The collective-risk social dilemma and the prevention of simulated dangerous climate change

Manfred Milinski *,, Ralf D Sommerfeld *, Hans-Jürgen Krambeck *, Floyd A Reed , Jochem Marotzke §,
PMCID: PMC2268129  PMID: 18287081

Abstract

Will a group of people reach a collective target through individual contributions when everyone suffers individually if the target is missed? This “collective-risk social dilemma” exists in various social scenarios, the globally most challenging one being the prevention of dangerous climate change. Reaching the collective target requires individual sacrifice, with benefits to all but no guarantee that others will also contribute. It even seems tempting to contribute less and save money to induce others to contribute more, hence the dilemma and the risk of failure.

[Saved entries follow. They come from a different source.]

class RxContext:

    def __init__(self, device: int = 0):
        h = _vp()
        _check(_pn_open(device, _c.byref(h)), None, "pn_open")
        self._h = h
        self.device = device
        self.max_conn_cnt = 0
        self._held = {}

    def close(self):
        if getattr(self, "_h", None):
            _pn_close(self._h)
            self._h = None

    __del__ = close

    def set_conn_table(self, table: ConnTable):
        entries, mask = table.snapshot()
        self.set_conn_entries(entries, mask, table.max_conn_cnt)

    def set_conn_entries(self, entries: np.ndarray, mask: int, max_conn_cnt: int):
        entries = np.ascontiguousarray(entries, dtype=ENTRY_DTYPE)
        _check(
            _pn_set_conn_table(self._h, entries.ctypes.data, len(entries), mask, max_conn_cnt), self._h, "pn_set_conn_table"
        )
        self.max_conn_cnt = max_conn_cnt
        self._held.clear()

    def set_verify(self, verify_tcp: bool):
        _check(_pn_set_verify(self._h, 1 if verify_tcp else 0), self._h, "pn_set_verify")

    def classify(self, frames_dev, slot_stride: int, frame_off: int, n: int, results_dev, stream=None):
        _check(
            _pn_classify(self._h, _ptr(frames_dev), slot_stride, frame_off, n, _ptr(results_dev), _hold(self, stream)),
            self._h,
            "pn_classify",
        )

    def classify_notify(self, frames, slot_stride: int, frame_off: int, n: int, results, done_word, token: int,
                        stream=None):
        _check(_pn_classify_notify(self._h, _ptr(frames), slot_stride, frame_off, n, _ptr(results),
                                   _hold(self, stream), _ptr(done_word), token), self._h, "pn_classify_notify")

    def tx_fill_notify(self, frames, slot_stride: int, frame_off: int, n: int, done_word, token: int, lens=None,
                       mode: int = PN_TX_TCP, stream=None):
        _check(_pn_tx_fill_notify(self._h, _ptr(frames), slot_stride, frame_off, n, _ptr(lens), mode,
                                  _hold(self, stream), _ptr(done_word), token), self._h, "pn_tx_fill_notify")

    def classify_indexed(self, base, offsets, eth_mod16: int, n: int, avail: int, results, stream=None):
        _check(
            _pn_classify_indexed(self._h, _ptr(base), _ptr(offsets), eth_mod16, n, avail, _ptr(results),
                                 _hold(self, stream)),
            self._h,
            "pn_classify_indexed",
        )

    def tx_fill(self, frames_dev, slot_stride: int, frame_off: int, n: int, lens=None, mode: int = PN_TX_TCP,
                stream=None):
        _check(_pn_tx_fill(self._h, _ptr(frames_dev), slot_stride, frame_off, n, _ptr(lens), mode,
                           _hold(self, stream)), self._h, "pn_tx_fill")

    def match_streams(self, frames, slot_stride: int, frame_off: int, n: int, filters: np.ndarray, stream_ids,
                      stream=None):
        flt = np.ascontiguousarray(filters, dtype=STREAM_FILTER_DTYPE)
        _check(_pn_match_streams(self._h, _ptr(frames), slot_stride, frame_off, n, flt.ctypes.data, len(flt),
                                 _ptr(stream_ids), _hold(self, stream)), self._h, "pn_match_streams")

    def udp_set_subs(self, subs: np.ndarray):
        s = np.ascontiguousarray(subs, dtype=UDP_SUB_DTYPE)
        _check(_pn_udp_set_subs(self._h, s.ctypes.data, len(s)), self._h, "pn_udp_set_subs")
        self._held.clear()

    def udp_classify(self, frames, slot_stride: int, frame_off: int, n: int, results, stream=None):
        _check(_pn_udp_classify(self._h, _ptr(frames), slot_stride, frame_off, n, _ptr(results), _hold(self, stream)),
               self._h, "pn_udp_classify")

    def udp_classify_indexed(self, base, offsets, eth_mod16: int, n: int, avail: int, results, stream=None):
        _check(
            _pn_udp_classify_indexed(self._h, _ptr(base), _ptr(offsets), eth_mod16, n, avail, _ptr(results),
                                     _hold(self, stream)),
            self._h,
            "pn_udp_classify_indexed",
        )

    def udp_set_channels(self, chans: np.ndarray):
        c = np.ascontiguousarray(chans, dtype=UDP_CHANNEL_DTYPE)
        _check(_pn_udp_set_channels(self._h, c.ctypes.data, len(c)), self._h, "pn_udp_set_channels")
        self._held.clear()

    def udp_build(self, payloads, payload_bytes: int, pay_offs, pay_lens, chan_ids, frames, slot_stride: int,
                  frame_off: int, n: int, mode: int, frame_lens, stream=None):
        _check(
            _pn_udp_build(self._h, _ptr(payloads), payload_bytes, _ptr(pay_offs), _ptr(pay_lens),
                          None if chan_ids is None else _ptr(chan_ids), _ptr(frames), slot_stride, frame_off, n, mode,
                          _ptr(frame_lens), _hold(self, stream)),
            self._h,
            "pn_udp_build",
        )

    def udp_gather(self, frames, slot_stride: int, frame_off: int, n: int, results, payloads, payload_cap: int,
                   pay_offs, pay_lens, sub_ids, src_index, total, stream=None):
        _check(
            _pn_udp_gather(self._h, _ptr(frames), slot_stride, frame_off, n, _ptr(results), _ptr(payloads), payload_cap,
                           _ptr(pay_offs), _ptr(pay_lens), _ptr(sub_ids), None if src_index is None else _ptr(src_index),
                           _ptr(total), _hold(self, stream)),
            self._h,
            "pn_udp_gather",
        )

    def udp_gather_indexed(self, base, offsets, eth_mod16: int, n: int, avail: int, results, payloads,
                           payload_cap: int, pay_offs, pay_lens, sub_ids, src_index, total, stream=None):
        _check(
            _pn_udp_gather_indexed(self._h, _ptr(base), _ptr(offsets), eth_mod16, n, avail, _ptr(results),
                                   _ptr(payloads), payload_cap, _ptr(pay_offs), _ptr(pay_lens), _ptr(sub_ids),
                                   None if src_index is None else _ptr(src_index), _ptr(total), _hold(self, stream)),
            self._h,
            "pn_udp_gather_indexed",
        )

    def sync(self):
        _check(_pn_sync(self._h), self._h, "pn_sync")
        self._held.clear()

Here, we introduce the collective-risk social dilemma and simulate it in a controlled experiment: Will a group of people reach a fixed target sum through successive monetary contributions, when they know they will lose all their remaining money with a certain probability if they fail to reach the target sum? We find that, under high risk of simulated dangerous climate change, half of the groups succeed in reaching the target sum, whereas the others only marginally fail. When the risk of loss is only as high as the necessary average investment or even lower, the groups generally fail to reach the target sum. We conclude that one possible strategy to relieve the collective-risk dilemma in high-risk situations is to convince people that failure to invest enough is very likely to cause grave financial loss to the individual. Our analysis describes the social window humankind has to prevent dangerous climate change.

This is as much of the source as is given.